2. tcpdump and tshark
---------------------
First we need to install both these programs:
$ sudo apt-get install tcpdump tshark
Use tcpdump like this:
$ sudo tcpdump -i lo -A -s1500 -w /tmp/tcpdump.log
Now, generate some traffic on your lo interface in another terminal.
For example:
$ ping localhost
$ ssh localhost
etc. Afterwords press CTRL-C to terminate the tcpdump session.
Note: ssh generates much more "interesting" output. Now let's read the
output from tcpdump using tshark:
$ sudo tshark -r /tmp/tcpdump.log | less
What do you see? Can you follow the SSH session you initiated earlier?
Next we'll use ftp. First we need to install an ftp client:
$ sudo apt-get install ftp
Now try something like this:
$ sudo rm /tmp/tcpdump.log
$ sudo tcpdump -i eth0 -A -s1500 -w /tmp/tcpdump.log
In another terminal do:
$ ftp limestone.uoregon.edu
Connected to limestone.uoregon.edu.
220 FTP Server ready.
Name (limestone.uoregon.edu:sysadmin): anonymous
Password:
ftp> exit
End the tcpdump session in the other terminal (CTRL-C). Now view the
contents of the log file:
$ sudo tshark -r /tmp/tcpdump.log | less
Can you see your password? If you have a lot of traffic on your network, then
the tcpdump.log file may be fairly large. You can search for your FTP session
by typing:
"/FTP"
in the output screen. Since you piped your shark command output to the "less"
command using the "/" to search for strings works. Now press the "n" key for
"n"ext to follow the FTP session. You should see a line with the string:
"FTP Request: PASS PasswordYouTypedIn"
Sniffing unencrypted passwords on wireless lans is very easy with a tool like
this.
Rememer to clean up after yourself:
$ rm /tmp/tcpdump.log
3. Using iperf
--------------
First we need to install iperf:
$ sudo apt-get install iperf
Use "man iperf" or "iperf -h" for help.
Ask your neighbor to run:
$ iperf -s
Connect to your neighbor's machine using:
$ iperf -c ipNeighbor
How much throughput is there between your machines? You can repeat this
exercise with any remote machine where iperf is installed and you have
an account. This is a quick way to see what bandwidth looks like between
two points.
To stop the iperf server where you ran "iperf -s" press CTRL-c.

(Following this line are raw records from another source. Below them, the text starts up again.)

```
struct GemmArgs {
  const float* a;
  int lda;
  int a_f32;
  const float* att_po;
  const float* att_pml;
  int att_S, att_B, att_H, att_DH;
  const int* att_tiles;
  const float* wt;
  int ldw;
  int rows, n;
  int k_slice;
  int splits;
  const float* bias;
  int act;
  float* out;
  int ldo;
  int round16;
  int a16;
  void* kv16;
  int kv_d;
  int out_f32;
  int f32w;
};
hipError_t launch_gemm(hipStream_t s, int cls, const GemmArgs& g, int shape, int splits, int epi, bool f16);
hipError_t launch_gemm_ws(hipStream_t s, int cls, const GemmArgs& g, int mt, int splits, int epi);
#ifdef GC_STAMPS
hipError_t set_gemm_ws_stamp_buffer(unsigned long long* p);
#endif

struct FfwArgs {
  const float* a;
  int rows, d, f;
  const float* w1f;
  const float* b1;
  const float* w2f;
  float* out;
  int round16;
  int wt;
  int a16;
  unsigned long long* stamps;
  int f32w;
  int xcd_tiles;
};
hipError_t launch_ffw_fused(hipStream_t s, const FfwArgs& g);

struct RowFuse {
  float* x;
  const float* bias;
  const float* cond;
  int cond_stride;
  int B;
  float* h;
  int round16;
};
hipError_t launch_gemm_rowop(hipStream_t s, int cls, const GemmArgs& g, const RowFuse& f);
#ifdef GC_STAMPS
hipError_t set_gemm_rowop_stamp_buffer(unsigned long long* p);
#endif

hipError_t launch_rowop(hipStream_t s, float* x, const float* bias, const float* partials, int n_slabs,
                        int rows, int d, int B, const float* cond, int cond_stride, float* h,
                        int h_s16 ,
                        bool round16 = false, bool h16 = false ,
                        int xcd_tile_rows = 0 );

hipError_t launch_attention(hipStream_t s, const float* qkv, float* o, float* part_o, float* part_ml,
                            int M, int B, int D, int H, int S, bool out_s16,
                            const int* tile_chunk_start, const int* union_idx, const unsigned* mask_bits,
                            int n_tiles, bool f16 = false, int max_chunks_per_tile = 0, bool feat16 = false,
                            const int* items = nullptr , int n_items = 0);
hipError_t launch_attention_v2(hipStream_t s, const float* qkv, const void* kv16, float* o, float* part_o,
                               float* part_ml, int M, int B, int D, int H, int S, const int* tile_chunk_start,
                               const int* union_idx, const unsigned* mask_bits, int n_tiles,
                               int max_chunks_per_tile, bool feat16,
                               bool h16 = false ,
                               const int* items = nullptr ,
                               int n_items = 0);
#ifdef GC_STAMPS
hipError_t set_attention_stamp_buffer(unsigned long long* p);
#endif
hipError_t launch_attn_combine(hipStream_t s, const float* part_o, const float* part_ml, int M, int B,
                               int D, int H, int S, float* o, bool out_s16, bool round16 = false);

hipError_t launch_pack_full(hipStream_t s, const float* grid_struct, const float* feats, int G, int B,
                            int c_in, int kp, float* xp);
hipError_t launch_write_noisy(hipStream_t s, const float* x, const int* slots, int rows, int c_out,
                              int kp, float scale, float* xp);
hipError_t launch_write_noisy_compact(hipStream_t s, const float* x, int rows, int c_out, int ldn, float scale, float* xn);
hipError_t launch_zero_slots(hipStream_t s, const int* slots, int rows, int c_out, int kp, float* xp);
hipError_t launch_affine_rows(hipStream_t s, const float* src, const float* cond, int cond_stride,
                              int items, int B, int w, float* out, bool round16 = false,
                              bool h16 = false );
hipError_t launch_finite_check(hipStream_t s, const float* p, size_t n, unsigned* counter);
constexpr int kItemPieces = 4;
struct NoisyWrite {
  const int* slots = nullptr;
// ... 26 lines not shown
```

Measured before the change: 784.0 calls/s.

## Pipeline fused FFW kernel with chunked A staging and per-wave LDS flags

```diff
diff --git a/gencast-flax-nnx_amd/csrc/gc_api.hip b/gencast-flax-nnx_amd/csrc/gc_api.hip
--- a/gencast-flax-nnx_amd/csrc/gc_api.hip
+++ b/gencast-flax-nnx_amd/csrc/gc_api.hip
@@ -151,6 +151,7 @@
   bool gemm_ws = true;
   bool f32_ws = true;
   int ffw_xcd = 0;
+  int ffw_pipe = 1;
   bool fuse_combine = true;
   bool split_edge = false;
   int attn_splits = 1, out_splits = 1, ffw2_splits = 1;
@@ -978,6 +979,7 @@
                      h->feat16 ? 1 : 0, h->wt_stores & 1, st16 ? 1 : 0};
       fa.f32w = x32 ? 1 : 0;
       fa.xcd_tiles = (h->ffw_xcd && D == 256) ? 1 : 0;
+      fa.pipe = h->ffw_pipe;
       if ((rc = launch(h, gc::KC_GEMM_FFW1, [&] {
              return fa.a16 ? gc_a16::launch_ffw_fused(s, a16_view<gc_a16::FfwArgs>(fa)) : gc::launch_ffw_fused(s, fa);
            })))
@@ -1715,6 +1717,7 @@
     h->fuse_combine = env_int("GC_TUNE_FUSE_COMBINE", 1) != 0;
     h->gemm_ws = env_int("GC_TUNE_GEMM_WS", 1) != 0;
     h->ffw_xcd = env_int("GC_TUNE_FFW_XCD", 0);
+    h->ffw_pipe = env_int("GC_TUNE_FFW_PIPE", 1);
     h->f32_ws = env_int("GC_TUNE_F32_WS", 1) != 0 && h->gemm_ws && D % 128 == 0 && F % 256 == 0;
     h->fuse_outrow = env_int("GC_TUNE_FUSE_OUTROW", 1) != 0;
     h->attn_f16 = env_int("GC_TUNE_ATTN_F16", 1) != 0;
diff --git a/gencast-flax-nnx_amd/csrc/gc_kernels.hip b/gencast-flax-nnx_amd/csrc/gc_kernels.hip
--- a/gencast-flax-nnx_amd/csrc/gc_kernels.hip
+++ b/gencast-flax-nnx_amd/csrc/gc_kernels.hip
@@ -464,51 +464,57 @@
   }
 }
 
+template <int NS, int MT, int NT, int R, int J0, bool A16 = false, bool F32 = false>
+__device__ __forceinline__ void ws_steps(f32x16 (&acc)[MT][NT], f32x16 (&acc2)[MT][NT], f32x4 (&wh)[R][NT],
+                                         f32x4 (&wl)[R][NT], const float* a_row, int mt_stride, int kstep0,
+                                         const float* wf, size_t ct_stride, int& s, int steps_total) {
+#pragma unroll
+  for (int j = 0; j < NS; ++j) {
+    const int kk = kstep0 + j;
+    const int off = F32 ? kk * 16 : (kk >> 1) * 32 + (kk & 1) * 8;
+#pragma unroll
+    for (int mt = 0; mt < MT; ++mt) {
+      if constexpr (F32) {
+        const f32x4 a0 = ld4(a_row + mt * mt_stride + off), a1 = ld4(a_row + mt * mt_stride + off + 4);
+#pragma unroll
+        for (int e = 0; e < 4; ++e)
+#pragma unroll
+          for (int nt = 0; nt < NT; ++nt) acc[mt][nt] = mfma32(wh[J0 + j][nt][e], a0[e], acc[mt][nt]);
+#pragma unroll
+        for (int e = 0; e < 4; ++e)
+#pragma unroll
+          for (int nt = 0; nt < NT; ++nt) acc[mt][nt] = mfma32(wl[J0 + j][nt][e], a1[e], acc[mt][nt]);
+        continue;
+      }
+      const f32x4 ah = ld4(a_row + mt * mt_stride + off);
+      f32x4 al;
+      if constexpr (!A16) al = ld4(a_row + mt * mt_stride + off + 16);
+#pragma unroll
+      for (int nt = 0; nt < NT; ++nt) acc2[mt][nt] = mfma16(wl[J0 + j][nt], ah, acc2[mt][nt]);
+#pragma unroll
+      for (int nt = 0; nt < NT; ++nt) acc[mt][nt] = mfma16(wh[J0 + j][nt], ah, acc[mt][nt]);
+      if constexpr (!A16) {
+#pragma unroll
+        for (int nt = 0; nt < NT; ++nt) acc2[mt][nt] = mfma16(wh[J0 + j][nt], al, acc2[mt][nt]);
+      }
+    }
+    __builtin_amdgcn_sched_barrier(0);
+    int sn = s + R;
+    if (sn >= steps_total) sn = steps_total - 1;
+#pragma unroll
+    for (int nt = 0; nt < NT; ++nt) {
+      wh[J0 + j][nt] = ld4(wf + nt * ct_stride + (size_t)sn * 512);
+      wl[J0 + j][nt] = ld4(wf + nt * ct_stride + (size_t)sn * 512 + 256);
+    }
+    ++s;
+    __builtin_amdgcn_sched_barrier(0);
+  }
+}
 template <int MT, int NT, int R, int J0, bool A16 = false, bool F32 = false>
 __device__ __forceinline__ void ws_quad(f32x16 (&acc)[MT][NT], f32x16 (&acc2)[MT][NT], f32x4 (&wh)[R][NT],
                                         f32x4 (&wl)[R][NT], const float* a_row, int mt_stride, int kstep0,
                                         const float* wf, size_t ct_stride, int& s, int steps_total) {
-#pragma unroll
-  for (int j = 0; j < 4; ++j) {
-    const int kk = kstep0 + j;
-    const int off = F32 ? kk * 16 : (kk >> 1) * 32 + (kk & 1) * 8;
-#pragma unroll
-    for (int mt = 0; mt < MT; ++mt) {
-      if constexpr (F32) {
-        const f32x4 a0 = ld4(a_row + mt * mt_stride + off), a1 = ld4(a_row + mt * mt_stride + off + 4);
-#pragma unroll
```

If you have time continue playing with iperf options. If you have a
remote PC running UNIX or Linux you might want to try installing iperf
and testing your connection from the workshop lab to your remote
machine.
Some more things to try...
* Test TCP using various window sizes (-2).
* Verify TCP MSS (-m). How does this affect throughput? What is
Path MTU discovery?
* Test with two parallel threads (-P) and compare the totals. Is
there any difference? Why?
* Test with different packet sizes and the TCP_NODELAY (-N) option.